The Harrington books lots of high school and college civics and political science classes coming to see real live politicians in their natural environment.  Some will go home scarred, others will devote all their energy to getting back here.

It’s a seductive place, D.C., just as all major capitols are.  Rome in its day.  Xi’an.  Beijing.  London.  Paris.  Cairo.  Jerusalem.  There was a time…  But that was long ago.

Waitin’ on the Jet Plane

Spring                                         Bloodroot Moon

Sitting in E-1 departure gate, looking at the planes snugged up in their bays with the jetways stuck onto their sides like remora.  The day is bright, sunlight streaming down, the sun’s angle higher, spring-like.  The temperature though is January.
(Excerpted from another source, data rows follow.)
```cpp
template <int KC>
struct TcLeanRows {
  static constexpr int F = 7 * KC + 1, SL = (F + 6) & ~3, NV = SL >> 2, RPR = 64 / NV;
  static constexpr int STAGE_DWORDS = (((4 * (WD_TC_STAGE_TARGET / (4 * F)) * F) + 15) & ~15) / 4 + 4 + 16;
  static constexpr int CAP = STAGE_DWORDS - 16;
  static constexpr int RS = (CAP / SL < 192 / KC) ? (CAP / SL < 64 ? CAP / SL : 64) : (192 / KC < 64 ? 192 / KC : 64);
  static constexpr int ACT_NONE = 0, ACT_OWN = 1, ACT_FULL = 2, ACT_MERGE = 3;
  static_assert((RS + 1) * SL + 4 <= STAGE_DWORDS, "the unclamped LDS reads of the flush stay inside the staging buffer");
  static_assert(((RS - 1) / (3 * RPR)) * 3 * RPR + 3 * RPR - 1 <= RS, "highest slot a trip of three rounds reads");
  static_assert(4 * (NV - 2) < F && 4 * (NV - 2) + 4 > F && 4 * (NV - 1) - 1 == F, "tail positions of the descriptor");
  static_assert(4 * (52 * F + 3) < 65536 && NV >= 4 && RPR * NV <= 64, "descriptor fields");
};

__device__ __forceinline__ void tc_store_own_dwords_at(float *p, int F, int d0, const float (&v)[4], bool on) {
#pragma unroll
  for (int e = 0; e < 4; ++e)
    if (on && d0 + e >= 0 && d0 + e < F) p[e] = v[e];
}

template <bool LOOP = false, int KC = 0>
__device__ __forceinline__ void tc_gather_rows_sparse(const TcArgs &a, const TcFastLds &l, const TcTables &tb, float *stage,
                                               int env0, int wrow0, int wrows, int lane, int K_, int N, float invK,
                                               float invN) {
  typedef float v4f __attribute__((ext_vector_type(4)));
  const int K = LOOP ? KC : K_;
  const int F = 7 * K + 1;
  const int SL = (F + 6) & ~3;
  const int NV = SL >> 2;
  const int cap = l.stage_dwords - 16;
  int rs = min(min(64, cap / SL), 192 / K);
  if constexpr (LOOP) rs = TcLeanRows<KC>::RS;
  const int RPR = 64 / NV;
  const float invNV = 1.0f / (float)NV;
  constexpr int U = 3;
  int rr[U], kk[U];
#pragma unroll
  for (int u = 0; u < U; ++u) {
    const int t = lane + 64 * u;
    rr[u] = (int)(((float)t + 0.5f) * invK);
    kk[u] = t - rr[u] * K;
  }
  const int fsub = (int)(((float)lane + 0.5f) * invNV), fv = lane - fsub * NV;
  const int sgv = (lane < wrows) ? l.sig[wrow0 + lane] : 2;
  const unsigned long long lmask = __ballot((sgv & 1) != 0);
  unsigned long long zmask = __ballot(sgv == 0);
  unsigned char *const rowlist = (unsigned char *)(stage + cap);
  if (sgv & 1) rowlist[__popcll(lmask & ((1ull << lane) - 1ull))] = (unsigned char)lane;
  float *const obs_w = a.obs + ((long)env0 * N + wrow0) * F;
  const unsigned bdw = (unsigned)((size_t)obs_w >> 2);
  const unsigned short *const idw = l.ids + (size_t)wrow0 * K;
  const int n_rows = __popcll(lmask);
  while (zmask) {
    const int r = __ffsll((long long)zmask) - 1;
    zmask &= zmask - 1ull;
    float *const rowp = obs_w + (long)r * F;
    const int mis = (int)((bdw + (unsigned)(r * F)) & 3u);
    const int d0 = 4 * lane - mis;
    const float z[4] = {0.0f, 0.0f, 0.0f, 0.0f};
    if (lane < NV) {
      if (d0 >= 0 && d0 + 4 <= F) {
        const v4f q = {0.0f, 0.0f, 0.0f, 0.0f};
        asm volatile("global_store_dwordx4 %0, %1, off sc1" ::"v"(rowp + d0), "v"(q) : "memory");
      } else {
        tc_store_own_dwords(rowp, F, d0, z, true);
      }
    }
  }
  for (int j0 = 0; j0 < n_rows; j0 += rs) {
    const int rc = min(rs, n_rows - j0);
    const int items = rc * K;
    if (lane < rc) {
      const v4f zero = {0.0f, 0.0f, 0.0f, 0.0f};
      v4f *const sl = (v4f *)(stage + lane * SL);
      sl[0] = zero;
      sl[NV - 2] = zero;
      sl[NV - 1] = zero;
    }
#pragma unroll
    for (int u = 0; u < U; ++u) {
      if (64 * u < items) {
        if (lane + 64 * u < items) {
          const int r = rowlist[j0 + rr[u]];
          const unsigned jq = idw[r * K + kk[u]];
          const TcFeat me = tc_feat_load(l.feat, wrow0 + r);
          const bool valid = (jq != 0xffffu);
          const TcFeat nb = tc_feat_load(l.feat, valid ? (int)jq : wrow0 + r);
          unsigned mv = valid ? 0xffffffffu : 0u;
          asm volatile("" : "+v"(mv));
          const unsigned ts = (unsigned)nb.type_sig & mv;
          const int mis = (int)((bdw + (unsigned)(r * F)) & 3u);
          float *o = stage + rr[u] * SL + mis + kk[u];
          o[0] = (float)(nb.nx - me.nx);
          o[K] = (float)(nb.ny - me.ny);
          o[2 * K] = nb.nsp - me.nsp;
          o[3 * K] = nb.nac - me.nac;
          o[4 * K] = nb.ndir - me.ndir;
          o[5 * K] = __uint_as_float(ts & 0x3f800000u);
          o[6 * K] = __uint_as_float((0u - (ts & 1u)) & 0x3f800000u);
        }
      }
    }
    [[maybe_unused]] unsigned desc = 0u;
    if (lane < rc) {
      const int r = rowlist[j0 + lane];
      const int e_m = (int)(((float)(wrow0 + r) + 0.5f) * invN);
      const int mis = (int)((bdw + (unsigned)(r * F)) & 3u);
      stage[lane * SL + mis + 7 * K] = tb.tfrac[e_m];
      if constexpr (LOOP) {
        typedef TcLeanRows<KC> D;
        const bool prev_known = (r > 0), next_known = (r + 1 < wrows);
        const bool prev_live = (((lmask << 1) >> r) & 1ull) != 0ull, next_live = (((lmask >> 1) >> r) & 1ull) != 0ull;
        const unsigned head = (mis == 0)                   ? D::ACT_FULL
                              : (prev_live && lane > 0)    ? D::ACT_NONE
                              : (prev_live || !prev_known) ? D::ACT_OWN
                                                           : D::ACT_FULL;
        const unsigned tail = (next_live && lane + 1 < rc) ? D::ACT_MERGE
                              : (next_live || !next_known) ? D::ACT_OWN
                                                           : D::ACT_FULL;
        const unsigned a_nv2 = (mis == 0) ? tail : (unsigned)D::ACT_FULL, a_nv1 = (mis >= 2) ? tail : (unsigned)D::ACT_NONE;
        desc = head | (a_nv2 << 2) | (a_nv1 << 4) | ((unsigned)D::ACT_FULL << 6) | ((unsigned)mis << 8) |
               ((unsigned)(4 * (r * F - mis + 3)) << 16);
      }
    }
    asm volatile("" ::: "memory");
    __builtin_amdgcn_wave_barrier();
    if constexpr (LOOP) {
      typedef TcLeanRows<KC> D;
      static_assert(D::RPR == 3 && D::NV == 19 && D::F == 71 && D::SL == 76 && D::RS == 17, "built for K = 10");
      constexpr int W = 3;
      const bool idle = (fsub >= D::RPR);
      const int fs = idle ? 0 : fsub;
      const unsigned sh = idle ? 10u : (fv == 0) ? 0u : (fv == D::NV - 2) ? 2u : (fv == D::NV - 1) ? 4u : 6u;
      for (int sb = 0; sb < rc; sb += W * D::RPR) {
        unsigned dd[W];
        v4f q[W], nx[W];
#pragma unroll
        for (int u = 0; u < W; ++u)
          dd[u] = (unsigned)__builtin_amdgcn_ds_bpermute(4 * (sb + u * D::RPR + fs), (int)desc);
#pragma unroll
        for (int u = 0; u < W; ++u) {
          q[u] = *(const v4f *)(stage + (sb + u * D::RPR + fs) * D::SL + 4 * fv);
          nx[u] = *(const v4f *)(stage + (sb + u * D::RPR + fs + 1) * D::SL);
        }
#pragma unroll
        for (int u = 0; u < W; ++u) {
          if (sb + u * D::RPR < rc) {
            const unsigned act = (dd[u] >> sh) & 3u;
            const unsigned voff = (dd[u] >> 16) + 16u * (unsigned)fv;
            unsigned mm = (act == (unsigned)D::ACT_MERGE) ? 0xffffffffu : 0u;
            asm volatile("" : "+v"(mm));
            v4f o = q[u];
            o.x = __uint_as_float(__float_as_uint(o.x) | (__float_as_uint(nx[u].x) & mm));
            o.y = __uint_as_float(__float_as_uint(o.y) | (__float_as_uint(nx[u].y) & mm));
            o.z = __uint_as_float(__float_as_uint(o.z) | (__float_as_uint(nx[u].z) & mm));
            o.w = __uint_as_float(__float_as_uint(o.w) | (__float_as_uint(nx[u].w) & mm));
            if (act >= (unsigned)D::ACT_FULL)
              asm volatile("global_store_dwordx4 %0, %1, %2 offset:-12 sc1" ::"v"(voff), "v"(o), "s"(obs_w) : "memory");
            if (__ballot(act == (unsigned)D::ACT_OWN) != 0ull) {
              const float vals[4] = {o.x, o.y, o.z, o.w};
              const int d0 = 4 * fv - (int)((dd[u] >> 8) & 3u);
              tc_store_own_dwords_at((float *)((char *)obs_w + voff) - 3, F, d0, vals, act == (unsigned)D::ACT_OWN);
            }
          }
        }
      }
      asm volatile("" ::: "memory");
      __builtin_amdgcn_wave_barrier();
      continue;
    }
    for (int sb = 0; sb < rc; sb += 3 * RPR) {
      constexpr int W = 3;
      int slot[W], r[W], d0[W];
      bool on[W];
#pragma unroll
      for (int u = 0; u < W; ++u) {
        slot[u] = sb + u * RPR + fsub;
        on[u] = (fsub < RPR) && (slot[u] < rc);
        slot[u] = min(slot[u], rc - 1);
        r[u] = rowlist[j0 + slot[u]];
      }
      v4f q[W], nx[W];
#pragma unroll
      for (int u = 0; u < W; ++u) {
        const int mis = (int)((bdw + (unsigned)(r[u] * F)) & 3u);
        d0[u] = 4 * fv - mis;
        q[u] = *(const v4f *)(stage + slot[u] * SL + 4 * fv);
        nx[u] = *(const v4f *)(stage + min(slot[u] + 1, rc - 1) * SL);
      }
#pragma unroll
      for (int u = 0; u < W; ++u) {
        if (sb + u * RPR < rc) {
          float *const rowp = obs_w + (long)r[u] * F;
          const bool head_part = on[u] && (d0[u] < 0), tail_part = on[u] && (d0[u] < F) && (d0[u] + 4 > F);
          const bool prev_known = (r[u] > 0), next_known = (r[u] + 1 < wrows);
          const bool prev_live = prev_known && ((lmask >> (r[u] - 1)) & 1ull);
          const bool next_live = next_known && ((lmask >> (r[u] + 1)) & 1ull);
          const bool merge_next = tail_part && next_live && (slot[u] + 1 < rc);
          unsigned mm = merge_next ? 0xffffffffu : 0u;
          asm volatile("" : "+v"(mm));
          v4f o = q[u];
          o.x = __uint_as_float(__float_as_uint(o.x) | (__float_as_uint(nx[u].x) & mm));
          o.y = __uint_as_float(__float_as_uint(o.y) | (__float_as_uint(nx[u].y) & mm));
          o.z = __uint_as_float(__float_as_uint(o.z) | (__float_as_uint(nx[u].z) & mm));
          o.w = __uint_as_float(__float_as_uint(o.w) | (__float_as_uint(nx[u].w) & mm));
          const bool skip = head_part && prev_live && (slot[u] > 0);
          const bool own_only = (head_part && !skip && (prev_live || !prev_known)) ||
                                (tail_part && !merge_next && (next_live || !next_known));
          const bool full = on[u] && (d0[u] < F) && !skip && !own_only;
          if (full) asm volatile("global_store_dwordx4 %0, %1, off sc1" ::"v"(rowp + d0[u]), "v"(o) : "memory");
          if (__ballot(own_only) != 0ull) {
            const float vals[4] = {o.x, o.y, o.z, o.w};
            tc_store_own_dwords(rowp, F, d0[u], vals, own_only);
          }
        }
      }
    }
    asm volatile("" ::: "memory");
    __builtin_amdgcn_wave_barrier();
  }
}

}
```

I missed Mark and Mary on the Skype call.  Looked for you guys and didn’t see you online.  I’ll pick you up later.

On the Northstar rail I sat with two kids, school age, who got off at the Coon Rapids station.  Never occurred to me that it was a school bus as well as a ride to work.  Makes sense.

Riding on commuter rail, then light rail, in your own town, is a different experience from using the same services in other cities.  There’s none of that residual anxiety.  Where am I?  Is this my stop?  Did I miss my stop?  Even the warehouses are familiar.

There is though a certain tinge of strangeness, of alien experience in a known land.  We’re not accustomed to whizzing past buildings on rails.  Some of us are by now, of course.  Regular riders of the Hiawatha Line and Northstar.

Still, most of us, including me, have this transportation most often in faraway places:  Chicago, New York, Washington, London, Singapore, Bangkok, Tokyo.  That creates the odd sense of being on a mode of transport familiar in foreign climes, not home, while at home.

The rail cost, $6.50, compares to $100.00 for taxi or around $50 for a shared ride.  Probably takes about the same amount of time. It also let Kate drop me off at 7:05, then return home and have breakfast only 10 minutes later.  Slick.

It feels good to on the road again.  Travel came with the bloodline and it sings a happy tune in transit.  After passing through security.